# Credit Card Clustering
Credit card clustering means grouping credit card holders based on their buying habits, credit limits, and many more financial factors. It is also known as credit card segmentation. Such clustering analysis helps businesses find their potential customers and many more marketing strategies.

In [None]:
#import libraries
import numpy as np
import pandas as pd
import plotly.express as px
import plotly.graph_objects as go
from sklearn import cluster
import warnings
warnings.filterwarnings('ignore')

In [None]:
#load the dataset
cc_data = pd.read_csv('/kaggle/input/credit-card-clustering/CC GENERAL.csv')

In [None]:
print(cc_data.head(10))

In [None]:
cc_data.info()

In [None]:
#checking for num values
cc_data.isnull().sum()

In [None]:
#Dropping the null values because it is small and dropping it will not affect the model
cc_data = cc_data.dropna()

In [None]:
cc_data.isnull().sum()

There are three features in the dataset which are very valuable for the task of credit card segmentation:

BALANCE: The balance left in the accounts of credit card customers.
PURCHASES: Amount of purchases made from the accounts of credit card customers.
CREDIT_LIMIT: The limit of the credit card.

In [None]:
clustering_data = cc_data[['BALANCE','PURCHASES','CREDIT_LIMIT']]
from sklearn.preprocessing import MinMaxScaler
for i in clustering_data.columns:
    MinMaxScaler(i)

In [None]:
from sklearn.cluster import KMeans
kmeans = KMeans(n_clusters= 5)
clusters = kmeans.fit_predict(clustering_data)
cc_data['Credit_Card_Segment'] = clusters

Now, we have created a new column, Credit_Card_Segment with values 0 to 4, for easily readability the numeric values will be transformed into something relatable.

In [None]:
cc_data['Credit_Card_Segment'] = cc_data['Credit_Card_Segment'].map({0:'Cluster 1',
                                                                     1:'Cluster 2',
                                                                     2:'Cluster 3',
                                                                     3:'Cluster 4',
                                                                     4:'Cluster 5'})
print(cc_data['Credit_Card_Segment'].head(10))

In [None]:
cc_data['Credit_Card_Segment'].value_counts()

In [None]:
list(cc_data['Credit_Card_Segment'].unique())

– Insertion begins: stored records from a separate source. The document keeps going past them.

__global__ void __launch_bounds__(kBlock) k_fill(int64_t n, double* __restrict__ d, double v)
{
  for (int64_t i = blockIdx.x * (int64_t)kBlock + threadIdx.x; i < n; i += (int64_t)gridDim.x * kBlock)
    d[i] = v;
}
__global__ void __launch_bounds__(kBlock) k_scale_vectors(int n, int m, double* __restrict__ c,
                                                          double* __restrict__ lb,
                                                          double* __restrict__ ub,
                                                          const double* __restrict__ dc,
                                                          double* __restrict__ lo,
                                                          double* __restrict__ hi,
                                                          const double* __restrict__ dr)
{
  const int tot = n > m ? n : m;
  for (int i = blockIdx.x * kBlock + threadIdx.x; i < tot; i += gridDim.x * kBlock) {
    if (i < n) {
      c[i]  = c[i] * dc[i];
      lb[i] = lb[i] / dc[i];
      ub[i] = ub[i] / dc[i];
// ... 52 lines not shown
    } else if (MODE == 1) {
      acc[0] += a[i] * a[i];
    } else if (MODE == 2) {
      const double v = combine_bounds(a[i], b[i]);
      acc[0] += v * v;
    } else {
      const double v = a[i] - b[i];
      acc[0] += v * v;
    }
  }
  if (MODE == 0)
    block_reduce<MaxOp, 1>(acc, red);
  else
    block_reduce<SumOp, 1>(acc, red);
  if (threadIdx.x == 0) part[blockIdx.x] = acc[0];
}
__global__ void __launch_bounds__(kBlock) k_dot(int64_t n, const double* __restrict__ a, const double* __restrict__ b,
                                                double* __restrict__ part)
{
  __shared__ double red[8];
  double acc[1] = {0.0};
  for (int64_t i = blockIdx.x * (int64_t)kBlock + threadIdx.x; i < n; i += (int64_t)gridDim.x * kBlock) acc[0] += a[i] * b[i];
  block_reduce<SumOp, 1>(acc, red);
  if (threadIdx.x == 0) part[blockIdx.x] = acc[0];
}
__global__ void __launch_bounds__(kBlock) k_finalize(const double* __restrict__ part, int nb, int nq,
                                                     unsigned op_mask, double* __restrict__ out)
{
  __shared__ double red[8];
  finalize_rows(part, nb, nq, op_mask, out, red);
}

template <bool ZS>
__device__ __forceinline__ void
primal_body(int n, const pdlpdev_ctl* __restrict__ ctl, double* __restrict__ x0, double* __restrict__ x1,
         const double* __restrict__ aty0, const double* __restrict__ aty1,
         const double* __restrict__ c, const double* __restrict__ lb, const double* __restrict__ ub,
         double* __restrict__ xbar, double* __restrict__ sumx, const p2pdev::Push* __restrict__ push, pdlpdev_ctx::UniformBounds ubd,
         unsigned long long* __restrict__ xmask, int* __restrict__ zcount)
{
  [[maybe_unused]] int nz = 0;
  if (!loop_active(ctl)) return;
  const int cur       = ctl->cur;
  const double tau    = ctl->tau;
  const double weight = ctl->step_size;
  const bool pend     = ctl->pending_avg != 0;
  const double* __restrict__ x   = cur ? x1 : x0;
  double* __restrict__ xn        = cur ? x0 : x1;
  const double* __restrict__ aty = cur ? aty1 : aty0;
  for (int j = blockIdx.x * kBlock + threadIdx.x; j < n; j += gridDim.x * kBlock) {
    const double xj       = x[j];
    const double gradient = c[j] - aty[j];
    double next           = xj - (tau * gradient);
    next                  = dmax(dmin(next, ubd.ub_same ? ubd.ub : ub[j]), ubd.lb_same ? ubd.lb : lb[j]);
    xn[j]                 = next;
    const double xb       = next - xj + next;
    xbar[j]               = xb;
    if constexpr (ZS) {
      const unsigned long long bits = __ballot(xb != 0.0);
      if ((threadIdx.x & 63) == 0) xmask[j >> 6] = bits;
      nz += __popcll(bits);
    }
    if (push)
      for (int q = 0; q < push->world; ++q)
        if (push->wants(q, j)) p2pdev::put(push->slot(q) + j, xb);
    if (pend) sumx[j] = sumx[j] + weight * xj;
  }
  if constexpr (ZS) {
    __shared__ int wave_nz[kBlock / 64];
    if ((threadIdx.x & 63) == 0) wave_nz[threadIdx.x >> 6] = nz;
    __syncthreads();
    if (threadIdx.x == 0) {
      int sum = 0;
#pragma unroll
      for (int w = 0; w < kBlock / 64; ++w) sum += wave_nz[w];
      zcount[blockIdx.x] = sum;
    }
  }
  if (push) p2pdev::count_exchange(push);
}
__global__ void __launch_bounds__(kBlock)
k_primal(int n, const pdlpdev_ctl* __restrict__ ctl, double* __restrict__ x0, double* __restrict__ x1,
         const double* __restrict__ aty0, const double* __restrict__ aty1,
         const double* __restrict__ c, const double* __restrict__ lb, const double* __restrict__ ub,
         double* __restrict__ xbar, double* __restrict__ sumx, const p2pdev::Push* __restrict__ push, pdlpdev_ctx::UniformBounds ubd)
{
  primal_body<false>(n, ctl, x0, x1, aty0, aty1, c, lb, ub, xbar, sumx, push, ubd, nullptr, nullptr);
}
__global__ void __launch_bounds__(kBlock)
k_primal_zs(int n, const pdlpdev_ctl* __restrict__ ctl, double* __restrict__ x0, double* __restrict__ x1,
            const double* __restrict__ aty0, const double* __restrict__ aty1,
            const double* __restrict__ c, const double* __restrict__ lb, const double* __restrict__ ub,
            double* __restrict__ xbar, double* __restrict__ sumx, pdlpdev_ctx::UniformBounds ubd,
            unsigned long long* __restrict__ xmask, int* __restrict__ zcount)
{
  primal_body<true>(n, ctl, x0, x1, aty0, aty1, c, lb, ub, xbar, sumx, nullptr, ubd, xmask, zcount);
}



__global__ void __launch_bounds__(kBlock)
k_step_stats(int n, int nbg, const pdlpdev_ctl* __restrict__ ctl, const double* __restrict__ reduced,
             const double* __restrict__ x0, const double* __restrict__ x1, double* __restrict__ aty0,
             double* __restrict__ aty1, double* __restrict__ part)
{
  __shared__ double red[12];
  if (!loop_active(ctl)) return;
  const int cur = ctl->cur;
  const double* __restrict__ x   = cur ? x1 : x0;
  const double* __restrict__ xn  = cur ? x0 : x1;
  const double* __restrict__ aty = cur ? aty1 : aty0;
  double* __restrict__ atyn      = cur ? aty0 : aty1;
  double acc[2] = {0.0, 0.0};
  for (int j = blockIdx.x * kBlock + threadIdx.x; j < n; j += gridDim.x * kBlock) {
    const double v  = reduced[j];
    atyn[j]         = v;
    const double dx = xn[j] - x[j];
    const double t  = v - aty[j];
    acc[0] += t * dx;
    acc[1] += dx * dx;
  }
  block_reduce<SumOp, 2>(acc, red);
  if (threadIdx.x == 0) {
    part[blockIdx.x]       = acc[0];
    part[nbg + blockIdx.x] = acc[1];
  }
}

constexpr int kDecisionThreads = 1024;
static_assert(kDecisionThreads == kHalpernDecisionThreads, "k_halpern_decision runs halpern_decision_workgroup");
template <bool ZS = false>
__device__ __forceinline__ void step_decision_workgroup(pdlpdev_ctl* __restrict__ ctl, const double* __restrict__ part_dy, int nb_dy,
                                                        const double* __restrict__ part_t, int nb_t, const double* __restrict__ dy2_reduced,
                                                        const pdlpdev_step_params& sp, const int* __restrict__ zcount = nullptr, int nb_z = 0,
                                                        int zn = 0, int zmode = 0)
{
  __shared__ double red[(ZS ? 4 : 3) * 16];
  __shared__ double pw[2];
  pdlpdev_ctl lc = *ctl;
  if (!(lc.error == 0 && lc.steps_taken < lc.target_steps)) return;
  const int t = threadIdx.x;
  if (t >= kDecisionThreads - 2) {
    const double knext = (double)(lc.k + 1) + 1.0;
    pw[t - (kDecisionThreads - 2)] = pow(knext, t == kDecisionThreads - 2 ? -sp.reduction_exponent : -sp.growth_exponent);
  }
  double acc[ZS ? 4 : 3] = {0.0, 0.0, 0.0};
  if (dy2_reduced == nullptr) {
#pragma unroll 4
    for (int i = t; i < nb_dy; i += kDecisionThreads) acc[0] += part_dy[i];
  }
#pragma unroll 4
  for (int i = t; i < nb_t; i += kDecisionThreads) {
    acc[1] += part_t[i];
    acc[2] += part_t[nb_t + i];
  }
  if constexpr (ZS) {
    acc[3] = 0.0;
#pragma unroll 2
    for (int i = t; i < nb_z; i += kDecisionThreads) acc[3] += (double)zcount[i];
  }
  block_sum_fast<ZS ? 4 : 3, kDecisionThreads / 64>(acc, red);
  if (t != 0) return;
  apply_step_decision(&lc, dy2_reduced ? dy2_reduced[0] : acc[0], acc[1], acc[2], sp, pw);
  if constexpr (ZS) {
    const long long nonzeros = (long long)acc[3];
    lc.zs_nonzeros           = (int32_t)nonzeros;
    if (zmode == 2 || nonzeros * 4 <= 3ll * zn) lc.zskip = 1;
    else if (nonzeros * 100 >= 87ll * zn) lc.zskip = 0;
    *ctl = lc;
  } else {
    __builtin_memcpy(ctl, &lc, offsetof(pdlpdev_ctl, zskip));
  }
}
__global__ void __launch_bounds__(kDecisionThreads)
k_step_decision(pdlpdev_ctl* __restrict__ ctl, const double* __restrict__ part_dy, int nb_dy,
                const double* __restrict__ part_t, int nb_t, const double* __restrict__ dy2_reduced,
                pdlpdev_step_params sp)
{
  step_decision_workgroup(ctl, part_dy, nb_dy, part_t, nb_t, dy2_reduced, sp);
}
__global__ void __launch_bounds__(kDecisionThreads)
k_step_decision_zs(pdlpdev_ctl* __restrict__ ctl, const double* __restrict__ part_dy, int nb_dy,
                   const double* __restrict__ part_t, int nb_t, pdlpdev_step_params sp, const int* __restrict__ zcount, int nb_z, int zn, int zmode)
{
  step_decision_workgroup<true>(ctl, part_dy, nb_dy, part_t, nb_t, nullptr, sp, zcount, nb_z, zn, zmode);
}
__global__ void __launch_bounds__(kDecisionThreads)
k_step_decision_batch(const pdlpdev_decision_args* __restrict__ args)
{
  const pdlpdev_decision_args a = args[blockIdx.x];
  step_decision_workgroup(a.ctl, a.part_dy, a.nb_dy, a.part_t, a.nb_t, nullptr, a.sp);
}
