# hasindu2008/sigtk

Measured on NVIDIA B200. Metric: event_detection_throughput, higher is better.
Workload: dtype f64

## Files before the change

### sigtk_b200/csrc/capi.cu

```cuda
#include "../../include/sigtk_b200.h"

#include <cstddef>
#include <cstdio>
#include <cstdlib>
#include <cstring>
#include <memory>
#include <new>
#include <utility>

#include "kernels.cuh"

using namespace sgpu;

namespace {

enum Out { EV_OFF, EV_START, EV_MEAN, EV_STDV, SEQ_ORDER, FIXUPS, STAT, ENT, JNN_CNT, JNN_SEG, PREFIX_POS, PREFIX_STAT,
           PA, N_OUT };
enum Live { LIVE_EV_OFF, LIVE_EV_START, LIVE_EV_LEN, LIVE_EV_MEAN, LIVE_EV_STDV, N_LIVE_OUT };
static_assert(EV_OFF == 0 && LIVE_EV_OFF == 0, "row 0 of both tables: ev_off, which sizes the event outputs");

enum Count : uint8_t {
    READS, READS_PLUS_1, EVENTS,
    SAMPLES,
    JNN_SLOTS,
};

constexpr int ANY_WANT = 0x100;

struct OutSpec {
    size_t field;
    uint32_t size;
    uint32_t want;
    Count count;
    uint32_t per;
    bool eager;
    int empty;
    bool pa_in;
};

#define OUTPUT(field, want, count, per, eager, empty, pa_in) \
    { offsetof(sgpu_result_t, field), sizeof *sgpu_result_t{}.field, want, count, per, eager, empty, pa_in }
constexpr OutSpec OUTS[] = {
    OUTPUT(ev_off,      SGPU_WANT_EVENTS, READS_PLUS_1, 1,   true,  0 | ANY_WANT, true),
    OUTPUT(ev_start,    SGPU_WANT_EVENTS, EVENTS,       1,   true,  -1,           true),
    OUTPUT(ev_mean,     SGPU_WANT_EVENTS, EVENTS,       1,   true,  -1,           true),
    OUTPUT(ev_stdv,     SGPU_WANT_EVENTS, EVENTS,       1,   true,  -1,           true),
    OUTPUT(seq_order,   SGPU_WANT_EVENTS, READS,        1,   true,  0,            true),
    OUTPUT(fixups,      SGPU_WANT_EVENTS, READS,        1,   true,  0,            true),
    OUTPUT(stat,        SGPU_WANT_STAT,   READS,        6,   true,  0,            false),
    OUTPUT(ent,         SGPU_WANT_ENT,    READS,        3,   false, 0,            false),
    OUTPUT(jnn_cnt,     SGPU_WANT_JNN,    READS,        1,   false, 0,            false),
    OUTPUT(jnn_seg,     SGPU_WANT_JNN,    JNN_SLOTS,    2,   false, -1,           false),
    OUTPUT(prefix_pos,  SGPU_WANT_PREFIX, READS,        4,   false, 0xff,         false),
    OUTPUT(prefix_stat, SGPU_WANT_PREFIX, READS,        6,   false, 0,            false),
    OUTPUT(pa,          SGPU_WANT_PA,     SAMPLES,      1,   false, -1,           false),
};
#undef OUTPUT
static_assert(sizeof OUTS / sizeof OUTS[0] == N_OUT, "one row per output");

#define LIVE_OUTPUT(field, count, empty) \
    { offsetof(sgpu_live_result_t, field), sizeof *sgpu_live_result_t{}.field, SGPU_WANT_EVENTS, count, 1, true, empty, \
      false }
constexpr OutSpec LIVE_OUTS[] = {
    LIVE_OUTPUT(ev_off,   READS_PLUS_1, 0 | ANY_WANT),
    LIVE_OUTPUT(ev_start, EVENTS,       -1),
    LIVE_OUTPUT(ev_len,   EVENTS,       -1),
    LIVE_OUTPUT(ev_mean,  EVENTS,       -1),
    LIVE_OUTPUT(ev_stdv,  EVENTS,       -1),
};
#undef LIVE_OUTPUT
static_assert(sizeof LIVE_OUTS / sizeof LIVE_OUTS[0] == N_LIVE_OUT, "one row per output");

constexpr uint32_t pa_input_wants(int k = 0) {
    return k == N_OUT ? 0u : (OUTS[k].pa_in ? OUTS[k].want : 0u) | pa_input_wants(k + 1);
}
constexpr bool pa_input_want_ok(uint32_t want) { return want != 0 && (want & ~pa_input_wants()) == 0; }
static_assert(pa_input_wants() == SGPU_WANT_EVENTS, "a pA run computes the event table only");
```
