 template <int COP>
-__global__ __launch_bounds__(256) void smallconv_wgrad_mfma_kernel(const bf16_t* __restrict__ x, const float* __restrict__ gy,
+struct SR {
+  static constexpr int A = 3, NY = A + 1, NR = A + 3;
+  static constexpr int GYB = CT * COP * 4;
+  static constexpr int ROWB = HALO * 128;
+  static constexpr int X_OFF = NY * GYB, Z_OFF = X_OFF + NR * ROWB, LDS = Z_OFF + ROWB;
+};
+
+template <bool NT = false>
+__device__ __forceinline__ void srk_glds16_s1(const void* sb, unsigned voff, unsigned dst) {
+  unsigned keep;
+  asm volatile("s_mov_b32 %0, m0\n\ts_mov_b32 m0, %2\n\ts_nop 0\n\tglobal_load_lds_dwordx4 %1, %3\n\ts_mov_b32 m0, %0"
+               : "=&s"(keep)
+               : "v"(voff), "s"(dst), "s"(sb)
+               : "memory");
+}
+
+__device__ __forceinline__ float lds_read_f32(unsigned addr) {
+  return *reinterpret_cast<const float __attribute__((address_space(3)))*>(addr);
+}
+
+template <int COP>
+__global__ __launch_bounds__(256, 2) void smallconv_wgrad_mfma_kernel(const bf16_t* __restrict__ x, const float* __restrict__ gy,
+                                                                      float* __restrict__ dW, float* __restrict__ db, int B, int H, int W,
+                                                                      int Cin, int CinP, int Co, int ntiles, int chunks_per) {
+  using C = SR<COP>;
+  extern __shared__ __attribute__((aligned(16))) unsigned char smem[];
+  const unsigned lds0 = (unsigned)(size_t)smem;
+  const int tid = threadIdx.x, lane = tid & 63;
+  const int wave = __builtin_amdgcn_readfirstlane(tid >> 6);
+  const int logical = xcd_remap(blockIdx.x, gridDim.x);
+  const int bsplit = logical / ntiles, tk = logical - bsplit * ntiles;
+  const int k0 = tk * 64;
+  const int NCH = (int)(((long long)B * H * W) / CT);
+  const int c_begin = bsplit * chunks_per;
+  const int c_end = min(NCH, c_begin + chunks_per);
+  if (c_begin >= c_end) return;
+  const int nrun = c_end - c_begin;
+  const int nxb = W / CT;
+  for (int i = tid; i < HALO * 8; i += 256) *reinterpret_cast<uint4*>(smem + C::Z_OFF + i * 16) = make_uint4(0, 0, 0, 0);
+
+  auto locate = [&](int ch, int& cy, int& cxb) -> long long {
+    const int b = ch / (H * nxb), r = ch - b * (H * nxb);
+    cxb = r / H;
+    cy = r - cxb * H;
+    return ((long long)(b * H + cy)) * W + cxb * CT;
+  };
+  auto step = [&](int& cy, int& cxb, const char*& ptr, long long ebytes) {
+    if (++cy == H) {
+      cy = 0;
+      if (++cxb == nxb) {
+        cxb = 0;
+        ptr += CT * ebytes;
+      } else {
+        ptr += ((long long)CT - (long long)(H - 1) * W) * ebytes;
+      }
+    } else {
+      ptr += (long long)W * ebytes;
+    }
+  };
+  const long long xe = (long long)CinP * 2, ge = (long long)COP * 4;
+  int xj = c_begin - 1, xy, xxb, gyy, gxb, y;
+  const char* xptr = reinterpret_cast<const char*>(x + k0) + locate(max(xj, 0), xy, xxb) * xe;
+  const char* gptr = reinterpret_cast<const char*>(gy) + locate(c_begin, gyy, gxb) * ge;
+  y = gyy;
+  const char* zero = reinterpret_cast<const char*>(g_zero_page);
+
+  constexpr int LA = CT * COP / 16;
+  const int l8 = lane >> 3, pos = lane & 7;
+  const unsigned voffx = 2u * (unsigned)(l8 * CinP + ((((pos >> 1) ^ ((l8 >> 1) & 3)) << 1) | (pos & 1)) * 8);
+  const unsigned voffh = (unsigned)(((wave & 1) * 4 + (lane & 3)) * 16);
+  const unsigned voffg = (unsigned)((lane & (LA - 1)) * 16);
+  const unsigned gdst0 = lds0 + (unsigned)(wave * LA * 16), gdst_end = gdst0 + C::NY * C::GYB;
+  const unsigned xdst0 = lds0 + C::X_OFF, xdst_end = xdst0 + C::NR * C::ROWB;
+  unsigned gdst = gdst0, xdst = xdst0;
+  auto issue_y = [&]() {
+    if (LA == 64 || lane < LA) srk_glds16_s1(gptr + wave * LA * 16, voffg, gdst);
+    gdst = gdst + C::GYB == gdst_end ? gdst0 : gdst + C::GYB;
+    step(gyy, gxb, gptr, ge);
+  };
+  auto issue_x = [&]() {
+    const char* s = xptr + (long long)(wave * 16) * xe;
+    const unsigned d = xdst + (unsigned)(wave * 2048);
+    srk_glds16_s2(s, s + 8 * xe, voffx, d, d + 1024);
+    const bool ok = wave < 2 ? xxb + 1 < nxb : xxb > 0;
+    const char* hb = ok ? (wave < 2 ? xptr + CT * xe : xptr - xe) : zero;
+    if (lane < 4) srk_glds16_s1(hb, voffh, xdst + (unsigned)(CT * 128 + wave * 64));
+    xdst = xdst + C::ROWB == xdst_end ? xdst0 : xdst + C::ROWB;
+    ++xj;
+    if (xj > 0 && xj < NCH) step(xy, xxb, xptr, xe);
+  };
+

Now let’s visualize the credit card clusters we found from our cluster analysis:

In [None]:
plot= go.Figure()
for i in list(cc_data['Credit_Card_Segment'].unique()):
    plot.add_trace(go.Scatter3d(x= cc_data[cc_data['Credit_Card_Segment']==i]['BALANCE'],
                                y= cc_data[cc_data['Credit_Card_Segment']==i]['PURCHASES'],
                                z= cc_data[cc_data['Credit_Card_Segment']==i]['CREDIT_LIMIT'],
                                mode = 'markers',marker_size=6,marker_line_width = 1, name= str(i)))

plot.update_traces(hovertemplate = 'BALANCE: %{x} <br>PURCHASES %{y} <br> DCREDIT_LIMIT: %{z}')

plot.update_layout(width = 800,height=800,autosize=True,showlegend = True,
                  scene = dict(xaxis=dict(title='BALANCE', titlefont_color='black'),
                                      yaxis=dict(title='PURCHASES', titlefont_color='black'),
                                        zaxis=dict (title='CREDIT_LIMIT', titlefont_color='black')),
                   font = dict(family = 'Gilroy',color= 'black', size=12))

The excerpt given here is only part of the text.